Thursday, 12 June 2014

STATS1900 Business Statistics

Minor Assignment
Date Due: Refer to Course Description
Total Marks: 20 marks Worth: 10% of final assessment
This assignment requires an amount of computer work and written comment. You may need to seek guidance from your tutor along the way. Do not leave things until too late!! Each question carefully describes what you are required to do so please follow these carefully!
In this assignment you will examine employment data obtained through a survey of business school graduates undertaken by a university placement office. The data is contained in the file Survey_of_graduates.xls and contains the following columns (variables):
Variable Description
Area Area of employment: 1 = Accounting, 2 = Finance, 3 = General management,
4 = Marketing/Sales, 5 = Other
Gender 1 = Female, 2 = Male
Satisfaction Job satisfaction: 4 = very, 3 = quite, 2 = little, 1 = none
Search Number of weeks job searching
Salary $thousands
Random Sample: Before you begin your analysis you are required to take a random sample of size 150 from the 253 cases in the file. Use the file Sample-Generator-101.xls to do this. Your tutor will show you how this can be done in EXCEL. Your answers to the questions below are to be based on your sample of 150 cases. Make sure to keep a safe copy of your sample since you cannot use Sample-Generator-101 to reproduce the first sample. Provide a printout of the data in your sample, with ID numbers in ascending order.
Task 1: Variable List: Using the variables listed in the table above state for each variable whether it is qualitative or quantitative, if it is qualitative state whether it is nominal or ordinal, and if it is quantitative state whether it is discrete orcontinuous.
Task 2: Histogram: Create a histogram showing the distribution of salaries. Comment upon the shape of the distribution: is it symmetric? If it is not, is it positively or negatively skewed? Are there any outliers present? If so, are they of particular interest?
State which central measure would be best to use to describe the centre of this distribution, and the reason(s) why.
Task 3: Descriptive Statistics: Prepare a simple summary table that shows the average and standard deviation of salary for the five work areas. Construct side-by-side boxplots for the salaries. Briefly comment upon any differences you observe in salaries for each work area.
Task 4: Pivot Table and Bar Chart: Construct a pivot table that shows satisfaction for each area of employment. Place satisfaction in the rows, area in the columns and a count of job satisfaction in the body of the table. Obtain a second pivot table by converting the frequencies in each column into relative frequencies in each column (right click on any number in the table, then choose Summarize Values as % of column totals).

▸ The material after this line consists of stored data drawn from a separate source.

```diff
@@ -678,15 +699,17 @@
       } else {
         int xl = (4 * kq * a.csx + 16 * grp + n16) * 4;
         asm volatile("" : "+v"(xl));
-#pragma unroll
-        for (int mb = 0; mb < 8; ++mb)
+        int so_row = id_row0;
+#pragma unroll
+        for (int mb = 0; mb < 8; ++mb) {
+          if (mb > 0 && mb % BPR == 0) so_row += row4;
+          int so = so_row + (mb % BPR) * 16 * px4;
 #pragma unroll
           for (int r = 0; r < 4; ++r) {
-            constexpr int BPR = TW / 16;
-            const int mbg = 8 * pb + mb;
-            const int so = xbase + ((mbg / BPR) * a.W + (mbg % BPR) * 16 + r) * a.csx * 4;
             acc2[mb][r] = __builtin_bit_cast(float, __builtin_amdgcn_raw_buffer_load_b32(xrsrc, xl, so, 0));
-          }
+            so += px4;
+          }
+        }
         if constexpr (DUST) {
 #pragma unroll
           for (int mb = 0; mb < 8; ++mb)
```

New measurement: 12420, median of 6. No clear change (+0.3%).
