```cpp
typedef struct sp_fasta sp_fasta;
int sp_fasta_open(const void *data, int64_t n, int threads, sp_fasta **out);
int sp_fasta_counts(const sp_fasta *h, int64_t *n_records, int64_t *n_bases);
int sp_fasta_fetch(const sp_fasta *h, int64_t *hdr_start, int64_t *hdr_end, int64_t *seq_off, void *cat);
void sp_fasta_close(sp_fasta *h);

// ... 27 lines not shown
```

subphaser_amd/_native.py:

```python
import ctypes as C
import json
import os

import numpy as np

_HERE = os.path.dirname(os.path.abspath(__file__))
LIB_PATH = os.environ.get("SUBPHASER_HIP_LIB") or os.path.join(_HERE, "lib", "libsubphaser_hip.so")

SP_OK, SP_EINVAL, SP_EUNSUP, SP_ENOMEM, SP_EHIP, SP_ENODEV, SP_ESTATE, SP_EIO = 0, -1, -2, -3, -4, -5, -6, -7
KBOOT_MAX_POINTS, KBOOT_MAX_CLUSTERS = 128, 32
KPCA_MAX_CHROM, KPCA_MAX_COMP = 1024, 32
HCLUST_MAX_POINTS = 16384
RANKTEST_MAX_GROUP = 64
RANKTEST_METHODS = ("kruskal", "mannwhitneyu")
WILCOXON_MAX_GROUP = 64

SYMBOLS = [
    "sp_version", "sp_last_error", "sp_ctx_create", "sp_ctx_destroy", "sp_sync", "sp_stream",
    "sp_genome_reset", "sp_genome_add", "sp_genome_add_device", "sp_genome_len", "sp_genome_unpack",
    "sp_count", "sp_count_range", "sp_count_recounts", "sp_nslots", "sp_tables_bind", "sp_table_overflow", "sp_table_merge", "sp_table_lengths", "sp_lengths", "sp_dump_size", "sp_dump",
    "sp_filter_view", "sp_filter", "sp_filter_fetch", "sp_filter_fetch_async", "sp_filter_fetch_wait", "sp_filter_fetch_device", "sp_filter_hist",
    "sp_labels_set", "sp_labels_set_device", "sp_map_nslots", "sp_map_bins", "sp_map_bins_all", "sp_stack_windows", "sp_stack_windows_dev", "sp_stack_enrich", "sp_map_features", "sp_map_intervals", "sp_labels_hit",
    "sp_enrich", "sp_enrich_dev", "sp_kmer_ttest", "sp_kmer_ttest_wide", "sp_kmer_ranktest", "sp_kmer_wilcoxon", "sp_kmeans_bootstrap", "sp_kmer_pca_gram", "sp_kmer_pca_signs", "sp_hclust_complete",
    "sp_sparse_sizes", "sp_sparse_sample", "sp_sparse_split", "sp_sparse_export", "sp_sparse_view",
    "sp_prof_enable", "sp_prof_reset", "sp_prof_report",
    "sp_synth_chrom", "sp_synth_chrom_range", "sp_host_alloc", "sp_host_free", "sp_host_register", "sp_host_unregister", "sp_dev_alloc", "sp_dev_free", "sp_dev_copy_to_host", "sp_dev_copy_from_host",
    "sp_fasta_open", "sp_fasta_counts", "sp_fasta_fetch", "sp_fasta_close",
    "sp_text_kmer_matrix", "sp_text_sig_kmers", "sp_text_repr", "sp_text_table",
]


def csrc_fingerprint():
    import glob
    import hashlib
    h = hashlib.sha256()
    files = sorted(glob.glob(os.path.join(_HERE, "csrc", "*.hip")) + glob.glob(os.path.join(_HERE, "csrc", "*.h")))
    for f in files:
        h.update(os.path.basename(f).encode())
        h.update(open(f, "rb").read())
    return h.hexdigest()[:16]


class NativeError(RuntimeError):
    """HIP/runtime failure inside libsubphaser_hip.so."""


_lib = None
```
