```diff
diff --git a/neurallaplacecontrol_amd/planners/mppi_delay.py b/neurallaplacecontrol_amd/planners/mppi_delay.py
--- a/neurallaplacecontrol_amd/planners/mppi_delay.py
+++ b/neurallaplacecontrol_amd/planners/mppi_delay.py
@@ -436,6 +436,20 @@
     def fused_fallbacks(self):
         return 0 if self.torch_path else int(self.ctx.get_stat("fused_fallbacks"))
 
+    @property
+    def gru_prefix(self):
+        if self.torch_path or self.ctx is None or not int(self.ctx.get_stat("gru_prefix")):
+            return False, [0] * 5
+        return True, [int(self.ctx.get_stat(f"gru_prefix_windows_l{i}")) for i in range(5)]
+
+    @property
+    def gru_latents(self):
+        off = -1 if self.torch_path or self._buf is None else int(self.ctx.get_stat("latents_offset"))
+        if off < 0:
+            return None
+        n = self.K_local * self.T * 2 * getattr(self, "E", 1)
+        return self._ws[off:off + n].view(self._lead(self.K_local, self.T, 2))
+
     noise = property(lambda self: self._out(self._noise))
     perturbed_action = property(lambda self: self._out(self._perturbed))
     states = property(lambda self: self._out(self._states))
```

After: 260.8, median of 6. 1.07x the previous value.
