template <int CIN, int COUT, int SCR>
__device__ __forceinline__ void head_tile(int hi, int orow, bool rv, long long gr, const float (&u)[CIN],
                                          const float (&yv)[CIN], const float* hp, const float (&tg)[COUT],
                                          float count, float* yhat, __bf16* dyp, float* scr,
                                          double* sscr) {
  float wv[CIN][COUT], bv[COUT], gk[CIN], bk[CIN];
#pragma unroll
  for (int k = 0; k < CIN; ++k) {
#pragma unroll
    for (int o = 0; o < COUT; ++o) wv[k][o] = hp[k * COUT + o];
    gk[k] = hp[24 + k] * kBnC;
    bk[k] = hp[24 + CIN + k];
  }
#pragma unroll
  for (int o = 0; o < COUT; ++o) bv[o] = hp[20 + o];
  float dp[COUT];
  double sse = 0.0;
#pragma unroll
  for (int o = 0; o < COUT; ++o) {
    float zo = bv[o];
#pragma unroll
    for (int k = 0; k < CIN; ++k) zo += u[k] * wv[k][o];
    const float yh = 1.f / (1.f + __expf(-zo));
    const float diff = yh - tg[o];
    if (rv) {
      if (yhat) yhat[gr * COUT + o] = yh;
      sse += (double)diff * diff;
    }
    dp[o] = rv ? 2.f * diff / count * yh * (1.f - yh) : 0.f;
  }
  float dt[CIN], dyv[CIN];
// ... 49 lines not shown
  __bf16* u2img = jimg;
  __bf16* u1img = reinterpret_cast<__bf16*>(smem + L.b);
  float* u3 = reinterpret_cast<float*>(smem + L.b);
  float* y3 = u3 + TR * 16;
  float* y2n = reinterpret_cast<float*>(smem + L.c);
  const int kpu2 = a.m2.phys() <= 32 ? 32 : (a.m2.phys() <= 64 ? 64 : 128);
  const int own = tl.rend - tl.r0;
  const bool stamp = kdbg(a.dbg) & (1 << 21);
  unsigned long long ts[9] = {};
  if (stamp) ts[0] = __builtin_amdgcn_s_memrealtime();

  if (kdbg(a.dbg) & (1 << 23)) {
    for (int i = tid * 16; i < L.total - L.a; i += DTK * 16)
      *reinterpret_cast<uint4*>(smem + L.a + i) = make_uint4(~0u, ~0u, ~0u, ~0u);
    __syncthreads();
  }
  if (!(kdbg(a.dbg) & 32)) {
    const int kpo = a.k2.kp, npc = (kpo - a.k1.np) >> 2, nr = in_rows(TR + 4);
    for (int i = tid; i < nr * 4; i += DTK) {
      const int row = i >> 2, q = i & 3;
      if (q < npc) *reinterpret_cast<bf16x4*>(img_at(u1img, row, kpo, a.k1.np + 4 * q)) = bf16x4{};
    }
  }
  __syncthreads();
  if (!(kdbg(a.dbg) & 16))
    stage_window<NWV>(a.zb, a.ldz, a.dj, tl.r0 - 6, in_rows(TR + 8), own + 12, tl.glo, tl.ghi, a.k1.kp,
                      reinterpret_cast<char*>(jimg), a.zero);
  char* tb0 = reinterpret_cast<char*>(wimg);
  char* tb1 = tb0 + L.tapb;
  if constexpr (STR) stage_tap_async<NWV>(a.k1, 0, tb0, kdbg(a.dbg));
  else stage_weights(a.k1, reinterpret_cast<char*>(wimg), kdbg(a.dbg));
  constexpr int HPT = DTK == 1024 ? 512 : DTK - 128;
  static_assert(DTK - 128 >= 2 * TR || DTK == 1024, "dec_fwd: head parameter threads overlap the targets'");
  if (tid >= HPT && tid < HPT + 128) {
    const int i = tid - HPT, hh = i >> 6, j = i & 63;
    const int cin = hh ? 20 : 10, cout = hh ? 1 : 2;
    const float* w = hh ? a.wn : a.ws;
    const float* b = hh ? a.bn : a.bs;
    const float* g = hh ? a.g2n : a.g3;
    const float* be = hh ? a.be2n : a.be3;
    float v = 0.f;
    if (j < cin * cout) v = w[j];
    else if (j >= 20 && j < 20 + cout) v = b[j - 20];
    else if (j >= 24 && j < 24 + cin) v = g[j - 24];
    else if (j >= 24 + cin && j < 24 + 2 * cin) v = be[j - 24 - cin];
    hp[hh][j] = v;
  }
  float tg[2] = {0.f, 0.f};
  if (tid < 2 * TR) {
    const int orow = tid % TR;
    const long long gr = tl.r0 + orow;
    if (orow < own) {
      if (tid < TR) { tg[0] = a.s_truth[gr * 2]; tg[1] = a.s_truth[gr * 2 + 1]; }
      else tg[0] = a.x_truth[gr];
    }
  }
  if (tid < 128) {
    const int n = tid;
    cp1[0][n] = colpar(a.m1, n, a.b1, nullptr);
    cp1[1][n] = colpar(a.m1, n, a.g1, nullptr) * kBnC;
    cp1[2][n] = colpar(a.m1, n, a.be1, nullptr);
    cp2[0][n] = colpar(a.m2, n, a.b2s, a.b2n);
    cp2[1][n] = colpar(a.m2, n, a.g2s, a.g2n) * kBnC;
    cp2[2][n] = colpar(a.m2, n, a.be2s, a.be2n);
    if (n < 16) {
      const ColMap m3{a.s3, 0, a.s3};
      cp3[0][n] = colpar(m3, n, a.b3, nullptr);
      cp3[1][n] = colpar(m3, n, a.g3, nullptr) * kBnC;
      cp3[2][n] = colpar(m3, n, a.be3, nullptr);
    }
  }
  wait_dma();
  if (stamp) ts[1] = __builtin_amdgcn_s_memrealtime();

  auto nopre = [](int, int, auto&) {};
  {
    const int wr0 = tl.r0 - 4, n_out = own + 8, kpo = a.k2.kp, nbc = a.k1.np >> 4;
    auto epi1 = [&](int orow, int nb0, f32x4 (&acc)[2], f32x4 (&)[2]) {
      if (orow >= n_out) return;
      const int gr = wr0 + orow;
      const bool ing = gr >= tl.glo && gr < tl.ghi, mine = gr >= tl.r0 && gr < tl.rend;
#pragma unroll
      for (int i = 0; i < 2; ++i) {
        if (nb0 + i >= nbc) continue;
        const int n0 = 16 * (nb0 + i) + 4 * lg;
        const f32x4 b = *reinterpret_cast<const f32x4*>(&cp1[0][n0]);
        const f32x4 g = *reinterpret_cast<const f32x4*>(&cp1[1][n0]);
        const f32x4 be = *reinterpret_cast<const f32x4*>(&cp1[2][n0]);
        f32x4 yv;
        bf16x4 ub;
#pragma unroll
        for (int e = 0; e < 4; ++e) {
          yv[e] = acc[i][e] + b[e];
          ub[e] = (__bf16)(ing ? lrelu(yv[e] * g[e] + be[e]) : 0.f);
        }
        *reinterpret_cast<bf16x4*>(img_at(u1img, orow, kpo, n0)) = ub;
        if (mine && !(kdbg(a.dbg) & 8)) {
          *reinterpret_cast<f32x4*>(a.y1 + (long long)gr * a.ldy1 + n0) = yv;
          *reinterpret_cast<bf16x4*>(a.u1 + (long long)gr * a.ldy1 + n0) = ub;
        }
      }
    };
// ... 97 lines not shown
        }
        const float t1[1] = {tg[0]};
        head_tile<20, 1, SCR>(1, orow, rv, gr, u, yv, hp[1], t1, a.cnt_n, a.xhat, a.dy2 + gr * a.lddy2 + a.m2.offb,
                              scr + NQS * SCR, sscr + TR);
      }
    }
    __syncthreads();
    if (stamp) ts[7] = __builtin_amdgcn_s_memrealtime();
    if (tid < NQS + NQN) {
      const float* src = scr + tid * SCR;
      float v = 0.f;
#pragma unroll 32
      for (int r = 0; r < TR; ++r) v += src[r];
      if (tid < NQS) a.phs[(long long)t * NQS + tid] = v;
      else a.phn[(long long)t * NQN + tid - NQS] = v;
    } else if (tid >= 256 && tid < 258) {
      const double* src = sscr + TR * (tid - 256);
      double v = 0.0;
#pragma unroll 32
      for (int r = 0; r < TR; ++r) v += src[r];
      (tid == 256 ? a.sse_s : a.sse_n)[t] = v;
    }
  }
  if (stamp) {
    __syncthreads();
    if (tid == 0) {
      ts[8] = __builtin_amdgcn_s_memrealtime();
      unsigned* o = reinterpret_cast<unsigned*>(a.phs + (long long)t * NQS);
      for (int k = 0; k < 9; ++k) o[k] = (unsigned)ts[k];
    }
  }
}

If a business school graduate wanted to get most satisfaction from their job, based on the information in the table, which area of employment should they choose?
Construct a bar chart comparing the distribution of males and females in all areas of employment.
Do employment areas differ in percentage of female/male graduates? If yes, how?
Conclusion: From the tasks above, you should have some idea of the employment of business school graduates. In this section you should write a short paragraph summarising your main findings.